Fiber Sensor Application
Gyroscope is the core component of the inertial system, which is used to measure the relative inertial space of the moving carrier to the angular velocity caused by the angular movement. Combined with the displacement and linear velocity generated by the linear velocity measured by the accelerometer, the real-time attitude, velocity, position and other information of the carrier can be obtained through integration and other operations.
The basic principle of Fiber Optic Gyroscope (FOG) is the Sagnac effect proposed by G. Sagnac, that is, the phase difference between two light waves propagating along the closed loop is directly proportional to the normal input angular velocity of the closed optical path.
Compared with other types of Gyroscopes, the main advantages of Fiber Optic Gyroscopes (FOG) are Small Size, Light Weight, Low Power Consumption, Long Life Service, High Reliability, Suitable of Mass Production and so on. Therefore, its proportion in the application of Gyroscopes is increasing year by year. The application of Fiber Optic Gyroscope is mainly used in three application fields: Positioning, Attitude Control and Inertial Measurement. It plays an important military role and has irreplaceable advantages in many industrial fields.
According to the working principle, Fiber Optic Gyroscopes can be divided into three types: Interference Type (IFOG), Resonator Type (RFOG) and Brillouin Type (BFOG). At present, the Interference Fiber Optic Gyroscopes(I-FOG) are widely used. Because the length of sensing fiber can reach several thousand meters by using specific fiber coil winding method, the sensitivity of Fiber Optic Gyroscopes can also meet the needs of low and medium accuracy Gyroscopes. However, there are still many difficulties to further improve the accuracy, mainly due to the constraints of temperature stability, etc, to reach high accuracy.
Fiber Optic Gyroscope includes optical part and signal processing part.
a) Light Source
The light source provides the optical signal needed by FOG, and its influence factors on FOG accuracy mainly include: optical wavelength stability, power stability and polarization stability. At present, the commonly used light sources of FOG are Super Luminescent Diode (SLD) and Amplified Spontaneous Emission (ASE) using erbium-doped fiber.
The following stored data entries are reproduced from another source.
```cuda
template <int ACT>
__global__ void __launch_bounds__(NT7_ALL, 1)
ac_loss_grad_tc_kernel(MlpDesc actor, MlpDesc critic, const float* params , AcHyper hp, AcBatch b, float* partial,
                       float* __restrict__ loss_partial, int64_t np_total, float scale_base ,
                       OptStep st ,
                       int n_actor ) {
    extern __shared__ __align__(1024) unsigned char smem_raw[];
    SmemBwd& sm = *reinterpret_cast<SmemBwd*>(smem_raw);
    const int role = (int)blockIdx.x < n_actor ? 0 : 1;
    const int cta = role ? (int)blockIdx.x - n_actor : (int)blockIdx.x;
    const int nctas = role ? (int)gridDim.x - n_actor : n_actor;
    const int nrows = max(n_actor, (int)gridDim.x - n_actor);
    const float scale_p = scale_base * (role ? 4.0f : 64.0f);
    const MlpDesc d = role ? critic : actor;
    const int act = ACT >= 0 ? ACT : d.act;
    const bool relu = act == B200RL_ACT_RELU;
    const int64_t poff = role ? actor.nparams() : 0;
    const float* __restrict__ p = params + poff;
    const int tid = threadIdx.x, warp = tid >> 5, lane = tid & 31;
    const int q = warp & 3, c = (warp >> 2) & 3;
    const int s = 32 * q + lane;
    {
        const float* b1 = p + (int64_t)H * d.in;
        const float* W2 = b1 + H;
        const float* b2 = W2 + (int64_t)H * H;
        const float s1 = relu ? kScaleH : 1.0f;
        for (int k = tid; k < kInMax * H; k += NT7_ALL) sm.W1[k] = (k / H) < d.in ? p[k] * s1 : 0.f;
        for (int k = tid; k < H; k += NT7_ALL) { sm.b1[k] = b1[k] * s1; sm.b2[k] = b2[k]; }
        for (int k = tid; k < H * kNo; k += NT7_ALL) {
            int j = k / kNo, o = k % kNo;
            sm.W3[k] = o < d.nout ? p[head_w<false>(d, o, j)] : 0.f;
        }
        if (tid < kNo) sm.b3[tid] = tid < d.nout ? p[head_b<false>(d, tid)] : 0.f;
        tcfwd::fill_w2_image<NT7_ALL>(sm.B1, W2);
    }
    for (int k = tid; k < 2 * TM; k += NT7_ALL)
        *reinterpret_cast<uint4*>(sm.FH_ones + 16 * k) = make_uint4(k < TM ? 0x3C00u : 0u, 0u, 0u, 0u);
    if (tid == 32) {
        wg::mbar_init(&sm.bar1, 128); wg::mbar_init(&sm.bar2, 128); wg::mbar_init(&sm.bar3, 128); wg::mbar_init(&sm.bar4, 128);
    }
    wg::fence_proxy_async();
    __syncthreads();
    const float inv_s1 = 1.0f / (kScaleH * kScaleW), inv_s3 = 1.0f / (scale_p * kScaleH), inv_sp = 1.0f / scale_p, inv_s4 = 1.0f / (scale_p * kScaleX);
    const int64_t ntiles = (b.B + TM - 1) / TM;

    if (warp >= NT7 / 32) {
        asm volatile("setmaxnreg.dec.sync.aligned.u32 %0;" ::"n"(kRegsMma));
        const int t = tid - NT7, row0 = 16 * (t >> 5) + ((t & 31) >> 2), col0 = 2 * (t & 3);
        const uint64_t dB1k = wg::make_desc(wg::smem_u32(sm.B1), G_F, GW_S);
        const uint64_t dB1t = wg::make_desc(wg::smem_u32(sm.B1), GW_S, G_F);
        float dacc[32];
        auto store_d = [&](int h) {
#pragma unroll
            for (int j = 0; j < 8; ++j)
#pragma unroll
                for (int hh = 0; hh < 2; ++hh)
                    *reinterpret_cast<float2*>(sm.D + d_off(64 * h + row0 + 8 * hh, 8 * j + col0)) = make_float2(dacc[4 * j + 2 * hh], dacc[4 * j + 2 * hh + 1]);
        };
        auto gemm1 = [&](int h) { gemm_ts3<0>(dacc, sm.AH_full, sm.AH_lo, h, dB1k, 2 * G_F); };
        auto gemm2 = [&](int h) { gemm_ts3<1>(dacc, sm.FP_full, sm.FP_lo, h, dB1t, 2 * GW_S); };
        auto gemm3 = [&]() {
            const uint64_t dPh = wg::make_desc(wg::smem_u32(sm.FP_full), GF_T, GS_T), dPl = wg::make_desc(wg::smem_u32(sm.FP_lo), GF_T, GS_T);
            const uint64_t dHh = wg::make_desc(wg::smem_u32(sm.FH_full), GF_T, GS_T), dHl = wg::make_desc(wg::smem_u32(sm.FH_lo), GF_T, GS_T);
            wg::fence();
#pragma unroll
            for (int k = 0; k < 8; ++k) {
                const uint32_t a = k * 2 * GF_T;
                wg::mma_m64n64k16<1, 1>(dacc, wg::desc_add(dPh, a), wg::desc_add(dHh, a), k ? 1u : 0u);
                wg::mma_m64n64k16<1, 1>(dacc, wg::desc_add(dPl, a), wg::desc_add(dHh, a), 1u);
                wg::mma_m64n64k16<1, 1>(dacc, wg::desc_add(dPh, a), wg::desc_add(dHl, a), 1u);
            }
            wg::commit();
            wg::wait_all();
#pragma unroll
            for (int j = 0; j < 8; ++j)
#pragma unroll
                for (int hh = 0; hh < 2; ++hh)
#pragma unroll
                    for (int e = 0; e < 2; ++e) sm.AccW2[(row0 + 8 * hh) * 65 + 8 * j + col0 + e] += dacc[4 * j + 2 * hh + e];
            const uint64_t dOnes = wg::make_desc(wg::smem_u32(sm.FH_ones), GF_T, GS_T);
            float d8[4] = {0.f, 0.f, 0.f, 0.f};
            wg::fence();
#pragma unroll
            for (int k = 0; k < 8; ++k) {
                const uint32_t a = k * 2 * GF_T;
                wg::mma_m64n8k16<1, 1>(d8, wg::desc_add(dPh, a), wg::desc_add(dOnes, a), k ? 1u : 0u);
                wg::mma_m64n8k16<1, 1>(d8, wg::desc_add(dPl, a), wg::desc_add(dOnes, a), 1u);
            }
            wg::commit();
            wg::wait_all();
            if (col0 == 0) {
                sm.AccW2[64 * 65 + row0] += d8[0];
                sm.AccW2[64 * 65 + row0 + 8] += d8[2];
            }
        };
        auto gemm4 = [&](int buf) {
            const uint64_t dQh = wg::make_desc(wg::smem_u32(sm.FQ_full), GF_T, GS_T), dQl = wg::make_desc(wg::smem_u32(sm.FQ_lo), GF_T, GS_T);
            const uint64_t dX = wg::make_desc(wg::smem_u32(sm.XT[buf]), GF_T, GS_T);
            float d4[4] = {0.f, 0.f, 0.f, 0.f};
            wg::fence();
#pragma unroll
            for (int k = 0; k < 8; ++k) {
                const uint32_t a = k * 2 * GF_T;
                wg::mma_m64n8k16<1, 1>(d4, wg::desc_add(dQh, a), wg::desc_add(dX, a), k ? 1u : 0u);
                wg::mma_m64n8k16<1, 1>(d4, wg::desc_add(dQh, a), wg::desc_add(dX, GS_T + a), 1u);
                wg::mma_m64n8k16<1, 1>(d4, wg::desc_add(dQl, a), wg::desc_add(dX, a), 1u);
            }
            wg::commit();
            wg::wait_all();
#pragma unroll
            for (int hh = 0; hh < 2; ++hh)
#pragma unroll
                for (int e = 0; e < 2; ++e)
                    if (col0 + e < 5) sm.AccD4[(row0 + 8 * hh) * 9 + col0 + e] += d4[2 * hh + e];
        };
        if (cta < ntiles) {
            ready_wait(kBarRdyB);
            for (int h = 0; h < 2; ++h) { gemm1(h); store_d(h); }
            wg::mbar_arrive(&sm.bar1);
        }
        int buf = 0;
        for (int64_t tile = cta; tile < ntiles; tile += nctas, buf ^= 1) {
            const bool has_next = tile + nctas < ntiles;
            ready_wait(kBarRdyA);
            for (int h = 0; h < 2; ++h) { gemm2(h); store_d(h); }
            wg::mbar_arrive(&sm.bar2);
            gemm3();
            wg::mbar_arrive(&sm.bar3);
            if (has_next) {
                ready_wait(kBarRdyB);
                gemm1(0);
            }
            ready_wait(kBarRdyC);
            if (has_next) {
                store_d(0);
                gemm1(1);
                store_d(1);
                wg::mbar_arrive(&sm.bar1);
            }
            gemm4(buf);
            wg::mbar_arrive(&sm.bar4);
        }
    } else {
    asm volatile("setmaxnreg.inc.sync.aligned.u32 %0;" ::"n"(kRegsWorker));
    float g3[2][16];
    float gb3a0 = 0.f, gb3a1 = 0.f;
#pragma unroll
    for (int k = 0; k < 16; ++k) { g3[0][k] = 0.f; g3[1][k] = 0.f; }
    float l0 = 0.f, l1 = 0.f;
    float mean = 0.f, inv_std = 1.f;
    if (hp.normalize_adv && b.norm2) { mean = b.norm2[0]; inv_std = b.norm2[1]; }
    uint32_t ph1 = 0, ph2 = 0, ph3 = 0, ph4 = 0;
    bool gemm4_pending = false;
    int xbuf = 0;
#ifdef B200RL_K7_TIMING
    long long tprev_ = clock64();
#endif
    const int pbits = b200perm::perm_bits(b.perm_n);
    const uint32_t pkey = ac_perm_key(b);
    auto index_of = [&](int64_t t) -> int32_t {
        const int64_t j = t * TM + s;
        if (t >= ntiles || j >= b.B) return -1;
        return b.idx ? b.idx[j] : (int32_t)perm_index_bits((uint32_t)(b.perm_offset + j), b.perm_n, pkey, pbits);
    };
    auto request = [&](int32_t g, float (&x)[kInMax], float (&a)[4]) {
#pragma unroll
        for (int k = 0; k < kInMax; ++k) { x[k] = 0.f; a[k] = 0.f; }
        if (g < 0) return;
        if (b.rec) {
            const float4 v0 = b.rec[2 * (int64_t)g], v1 = b.rec[2 * (int64_t)g + 1];
            x[0] = v0.x; x[1] = v0.y; x[2] = v0.z; x[3] = v0.w;
            a[0] = v1.x; a[1] = v1.y; a[2] = v1.z; a[3] = v1.w;
        } else {
#pragma unroll
            for (int i = 0; i < kInMax; ++i)
                if (i < b.ns) x[i] = b.states[(int64_t)b.ns * g + i];
            a[0] = reinterpret_cast<const float*>(b.actions)[g];
            a[1] = b.logp_old ? b.logp_old[g] : 0.f;
            a[2] = b.adv[g];
            a[3] = b.ret[g];
        }
    };
    float pfx[kInMax] = {0.f, 0.f, 0.f, 0.f}, pfa[4] = {0.f, 0.f, 0.f, 0.f};
    float aux[4] = {0.f, 0.f, 0.f, 0.f};
    int32_t gi_next = -1;
    bool gemm3_pending = false;
    float* const out = partial + (int64_t)cta * np_total + poff;
    float* const gW1 = out;
    float* const gb1 = out + (int64_t)H * d.in;
    float* const gW2 = gb1 + H;
    float* const gb2 = gW2 + (int64_t)H * H;
    for (int k = tid; k < 64 * 65 + 64; k += NT7) sm.AccW2[k] = 0.f;
    for (int k = tid; k < 64 * 9; k += NT7) sm.AccD4[k] = 0.f;
    float xo[kInMax];
    auto publish = [&](int64_t t) {
#pragma unroll
        for (int i = 0; i < kInMax; ++i) xo[i] = pfx[i];
        aux[0] = pfa[0];
        aux[1] = role == 0 ? pfa[1] : 0.f;
        aux[2] = role == 0 ? (hp.normalize_adv ? (pfa[2] - mean) * inv_std : pfa[2]) : 0.f;
        aux[3] = role == 0 ? 0.f : pfa[3];
        if (c == 0) {
            uint32_t h01, l01, h23, l23;
            split2(xo[0] * kScaleX, xo[1] * kScaleX, h01, l01);
            split2(xo[2] * kScaleX, xo[3] * kScaleX, h23, l23);
            uint8_t* xt = sm.XT[xbuf] + fimg_off(0, s);
            *reinterpret_cast<uint4*>(xt) = make_uint4(h01, h23, 0x3C00u, 0u);
            *reinterpret_cast<uint4*>(xt + GS_T) = make_uint4(l01, l23, 0u, 0u);
        }
        K7_T(16);
        xbuf ^= 1;
        request(gi_next, pfx, pfa);
        gi_next = index_of(t + 2 * nctas);
        K7_T(17);
    };
    uint32_t h1pos = 0, h1pos_tile = 0;
    auto layer1 = [&]() {
        uint32_t pos = 0;
        uint32_t hi8[8], lo8[8];
#pragma unroll
        for (int ch = 0; ch < 4; ++ch) {
            const int f0 = 16 * c + 4 * ch;
            float4 bb = *reinterpret_cast<const float4*>(sm.b1 + f0);
            float h[4] = {bb.x, bb.y, bb.z, bb.w};
#pragma unroll
            for (int k = 0; k < kInMax; ++k) {
                float4 w = *reinterpret_cast<const float4*>(sm.W1 + k * H + f0);
                h[0] = fmaf(w.x, xo[k], h[0]); h[1] = fmaf(w.y, xo[k], h[1]); h[2] = fmaf(w.z, xo[k], h[2]); h[3] = fmaf(w.w, xo[k], h[3]);
            }
            if (relu) {
#pragma unroll
                for (int e = 0; e < 4; ++e) { pos |= (h[e] > 0.f ? 1u : 0u) << (4 * ch + e); h[e] = fmaxf(h[e], 0.f); }
            } else {
#pragma unroll
                for (int e = 0; e < 4; ++e) h[e] = act_f(act, h[e]) * kScaleH;
            }
            split2(h[0], h[1], hi8[2 * ch], lo8[2 * ch]);
            split2(h[2], h[3], hi8[2 * ch + 1], lo8[2 * ch + 1]);
        }
        h1pos = pos;
        store16_feat(sm.AH_full, 16 * c, s, hi8);
        store16_feat(sm.AH_lo, 16 * c, s, lo8);
    };
    if (cta < ntiles) {
        request(index_of(cta), pfx, pfa);
        gi_next = index_of(cta + nctas);
        publish(cta);
        layer1();
        wg::fence_proxy_async();
        ready_arrive(kBarRdyB);
    }
#ifdef B200RL_K7_TIMING
    tprev_ = clock64();
#endif
    for (int64_t tile = cta; tile < ntiles; tile += nctas) {
        const bool has_next = tile + nctas < ntiles;
        wg::mbar_wait(&sm.bar1, ph1);
        ph1 ^= 1u;
        K7_T(0);
        float h2[16];
        {
            float v[16];
            d_ld16(sm.D, s, 16 * c, v);
            float zp[kNo] = {0.f, 0.f};
#pragma unroll
            for (int k = 0; k < 16; ++k) {
                const int f = 16 * c + k;
                h2[k] = act_f(act, fmaf(v[k], inv_s1, sm.b2[f]));
                float2 w = *reinterpret_cast<const float2*>(sm.W3 + f * kNo);
                zp[0] = fmaf(w.x, h2[k], zp[0]); zp[1] = fmaf(w.y, h2[k], zp[1]);
            }
#pragma unroll
            for (int o = 0; o < kNo; ++o) sm.Zp[(c * kNo + o) * TM + s] = zp[o];
        }
        K7_T(1);
        group_sync(q);
        K7_T(2);
        {
            float z[kNo];
#pragma unroll
            for (int o = 0; o < kNo; ++o)
                z[o] = sm.b3[o] + ((sm.Zp[o * TM + s] + sm.Zp[(kNo + o) * TM + s]) + (sm.Zp[(2 * kNo + o) * TM + s] + sm.Zp[(3 * kNo + o) * TM + s]));
            const bool valid = (tile * TM + s) < b.B;
            const policy::LossOut<kNo> lo_ = policy::sample_loss(actor.heads2, actor.nout, role, hp, b.inv_B, z, aux[0], aux[1], aux[2], aux[3]);
            float dz[kNo];
#pragma unroll
            for (int o = 0; o < kNo; ++o) dz[o] = valid ? lo_.dz[o] : 0.f;
            if (c == 0 && valid) { l0 += lo_.l0; l1 += lo_.l1; gb3a0 += dz[0]; gb3a1 += dz[1]; }
            const float dzs0 = dz[0] * scale_p, dzs1 = dz[1] * scale_p;
            float dp[16];
#pragma unroll
            for (int k = 0; k < 16; ++k) {
                const int f = 16 * c + k;
                float2 w = *reinterpret_cast<const float2*>(sm.W3 + f * kNo);
                const float dh = fmaf(w.x, dzs0, w.y * dzs1);
                dp[k] = relu ? (h2[k] > 0.f ? dh : 0.f) : dh * (1.f - h2[k] * h2[k]);
                g3[0][k] = fmaf(dz[0], h2[k], g3[0][k]);
                g3[1][k] = fmaf(dz[1], h2[k], g3[1][k]);
            }
            uint32_t hi8[8], lo8[8];
#pragma unroll
            for (int m = 0; m < 8; ++m) split2(dp[2 * m], dp[2 * m + 1], hi8[m], lo8[m]);
            K7_T(3);
            if (gemm3_pending) {
                wg::mbar_wait(&sm.bar3, ph3);
                ph3 ^= 1u;
                gemm3_pending = false;
            }
            K7_T(4);
            store16_feat(sm.FP_full, 16 * c, s, hi8);
            store16_feat(sm.FP_lo, 16 * c, s, lo8);
            {
                const uint32_t off = fimg_off(16 * c, s);
                const uint4 h0 = *reinterpret_cast<const uint4*>(sm.AH_full + off), h1 = *reinterpret_cast<const uint4*>(sm.AH_full + off + GS_T);
                const uint4 l0 = *reinterpret_cast<const uint4*>(sm.AH_lo + off), l1 = *reinterpret_cast<const uint4*>(sm.AH_lo + off + GS_T);
                *reinterpret_cast<uint4*>(sm.FH_full + off) = h0; *reinterpret_cast<uint4*>(sm.FH_full + off + GS_T) = h1;
                *reinterpret_cast<uint4*>(sm.FH_lo + off) = l0; *reinterpret_cast<uint4*>(sm.FH_lo + off + GS_T) = l1;
            }
        }
        K7_T(5);
        wg::fence_proxy_async();
        ready_arrive(kBarRdyA);
        gemm3_pending = true;
        K7_T(6);
        K7_T(7);
        h1pos_tile = h1pos;
        if (has_next) {
            if (gemm4_pending) {
                wg::mbar_wait(&sm.bar4, ph4);
                ph4 ^= 1u;
                gemm4_pending = false;
            }
            publish(tile + nctas);
            K7_T(8);
            K7_T(9);
            layer1();
            wg::fence_proxy_async();
            K7_T(10);
            ready_arrive(kBarRdyB);
            K7_T(11);
        }
        K7_T(12);
        wg::mbar_wait(&sm.bar2, ph2);
        ph2 ^= 1u;
        K7_T(13);
        {
            float v[16];
            d_ld16(sm.D, s, 16 * c, v);
#pragma unroll
            for (int k = 0; k < 16; ++k) v[k] *= 1.0f / kScaleW;
            if (relu) {
#pragma unroll
                for (int k = 0; k < 16; ++k) v[k] = ((h1pos_tile >> k) & 1u) ? v[k] : 0.f;
            } else {
                const float inv_h = 1.0f / kScaleH;
#pragma unroll
                for (int g8 = 0; g8 < 2; ++g8) {
                    const uint32_t off = fimg_off(16 * c + 8 * g8, s);
                    const uint4 hv = *reinterpret_cast<const uint4*>(sm.FH_full + off), lv = *reinterpret_cast<const uint4*>(sm.FH_lo + off);
                    const uint32_t hw[4] = {hv.x, hv.y, hv.z, hv.w}, lw[4] = {lv.x, lv.y, lv.z, lv.w};
#pragma unroll
                    for (int m = 0; m < 4; ++m) {
                        const float2 hf = __half22float2(*reinterpret_cast<const __half2*>(&hw[m])), lf = __half22float2(*reinterpret_cast<const __half2*>(&lw[m]));
                        v[8 * g8 + 2 * m] *= dact_f(act, (hf.x + lf.x) * inv_h);
                        v[8 * g8 + 2 * m + 1] *= dact_f(act, (hf.y + lf.y) * inv_h);
                    }
                }
            }
            if (gemm4_pending) {
                wg::mbar_wait(&sm.bar4, ph4);
                ph4 ^= 1u;
                gemm4_pending = false;
            }
            {
                uint32_t hi8[8], lo8[8];
#pragma unroll
                for (int m = 0; m < 8; ++m) split2(v[2 * m], v[2 * m + 1], hi8[m], lo8[m]);
                store16_feat(sm.FQ_full, 16 * c, s, hi8);
                store16_feat(sm.FQ_lo, 16 * c, s, lo8);
            }
            gemm4_pending = true;
        }
        K7_T(14);
#ifdef B200RL_K7_TIMING
        if (tid == (g_k7_watch & 0xFFFF) && (int)blockIdx.x == (g_k7_watch >> 16)) g_k7_phase[15] += 1;
#endif
        wg::fence_proxy_async();
        ready_arrive(kBarRdyC);
    }
    if (gemm3_pending) wg::mbar_wait(&sm.bar3, ph3);
    if (gemm4_pending) wg::mbar_wait(&sm.bar4, ph4);
    worker_sync();
    for (int k = tid; k < H * H; k += NT7) gW2[k] = sm.AccW2[(k & 63) * 65 + (k >> 6)] * inv_s3;
    if (tid < H) {
        gb2[tid] = sm.AccW2[64 * 65 + tid] * inv_sp;
        gb1[tid] = sm.AccD4[tid * 9 + 4] * inv_sp;
        for (int i = 0; i < d.in; ++i) gW1[tid + H * i] = sm.AccD4[tid * 9 + i] * inv_s4;
    }
    if (cta >= (int)gridDim.x - nctas) {
        const int64_t ooff = role ? 0 : actor.nparams(), on = role ? actor.nparams() : critic.nparams();
        float* orow = partial + (int64_t)cta * np_total + ooff;
        for (int64_t kk = tid; kk < on; kk += NT7) orow[kk] = 0.f;
    }
    float* red = reinterpret_cast<float*>(sm.FP_full);
    static_assert(offsetof(SmemBwd, XT) - offsetof(SmemBwd, FP_full) >= (2 * TM * 65 + 2 * 8 * 64) * 4, "drain scratch");
    {
        constexpr int RS = 65;
        float* seg = red + 2 * TM * RS;
#pragma unroll
        for (int k = 0; k < 16; ++k) {
            red[0 * TM * RS + s * RS + 16 * c + k] = g3[0][k];
            red[1 * TM * RS + s * RS + 16 * c + k] = g3[1][k];
        }
        worker_sync();
        {
            const int col = tid & 63, g = tid >> 6;
#pragma unroll
            for (int m = 0; m < 2; ++m) {
                float a = 0.f;
#pragma unroll
                for (int ss = 0; ss < 16; ++ss) a += red[m * TM * RS + (16 * g + ss) * RS + col];
                seg[(m * 8 + g) * 64 + col] = a;
            }
        }
        worker_sync();
        if (tid < 2 * H) {
            const int m = tid >> 6, col = tid & 63;
            float a = 0.f;
#pragma unroll
            for (int g = 0; g < 8; ++g) a += seg[(m * 8 + g) * 64 + col];
            if (m < d.nout) out[head_w<false>(d, m, col)] = a;
        }
        worker_sync();
    }
    if (c == 0) { red[s] = gb3a0; red[TM + s] = gb3a1; }
    worker_sync();
    if (warp < d.nout) {
        float a = (red[warp * TM + lane] + red[warp * TM + 32 + lane]) + (red[warp * TM + 64 + lane] + red[warp * TM + 96 + lane]);
#pragma unroll
        for (int o = 16; o > 0; o >>= 1) a += __shfl_xor_sync(0xffffffffu, a, o);
        if (lane == 0) out[head_b<false>(d, warp)] = a;
// ... 185 lines not shown
```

SLD light source has poor stability of average wavelength, so it is suitable for low accuracy FOG. The ASE light source has a lot of improvement in spectral width and spectral stability compared with SLD light source, and the output power is also very high. The basic principle of ASE light source is to amplify the spontaneous emission signal generated by Erbium-Doped fiber under the action of pump light.
b) Polarization control
Polarization fluctuation is one of the key factors that affect the performance of Gyro. In order to control the bias caused by polarization instability in FOG, Polarization Maintaining fiber is usually used in the Fiber Coil, so the components in the optical path also need to use Polarization Maintaining Components, such as Polarization Maintaining Coupler, Polarization Maintaining Isolator, etc. the polarization controlling part in the integrated optical path is the polarizer, which can ensure the performance of FOG to be greatly improved, but the cost is also high.
In addition, depolarization technology can also be used. In this way, only ordinary Single-Mode optical fiber is needed for Fiber Coil, and no polarization maintaining device is needed for components in optical path, while fiber depolarizer is needed for polarization controller.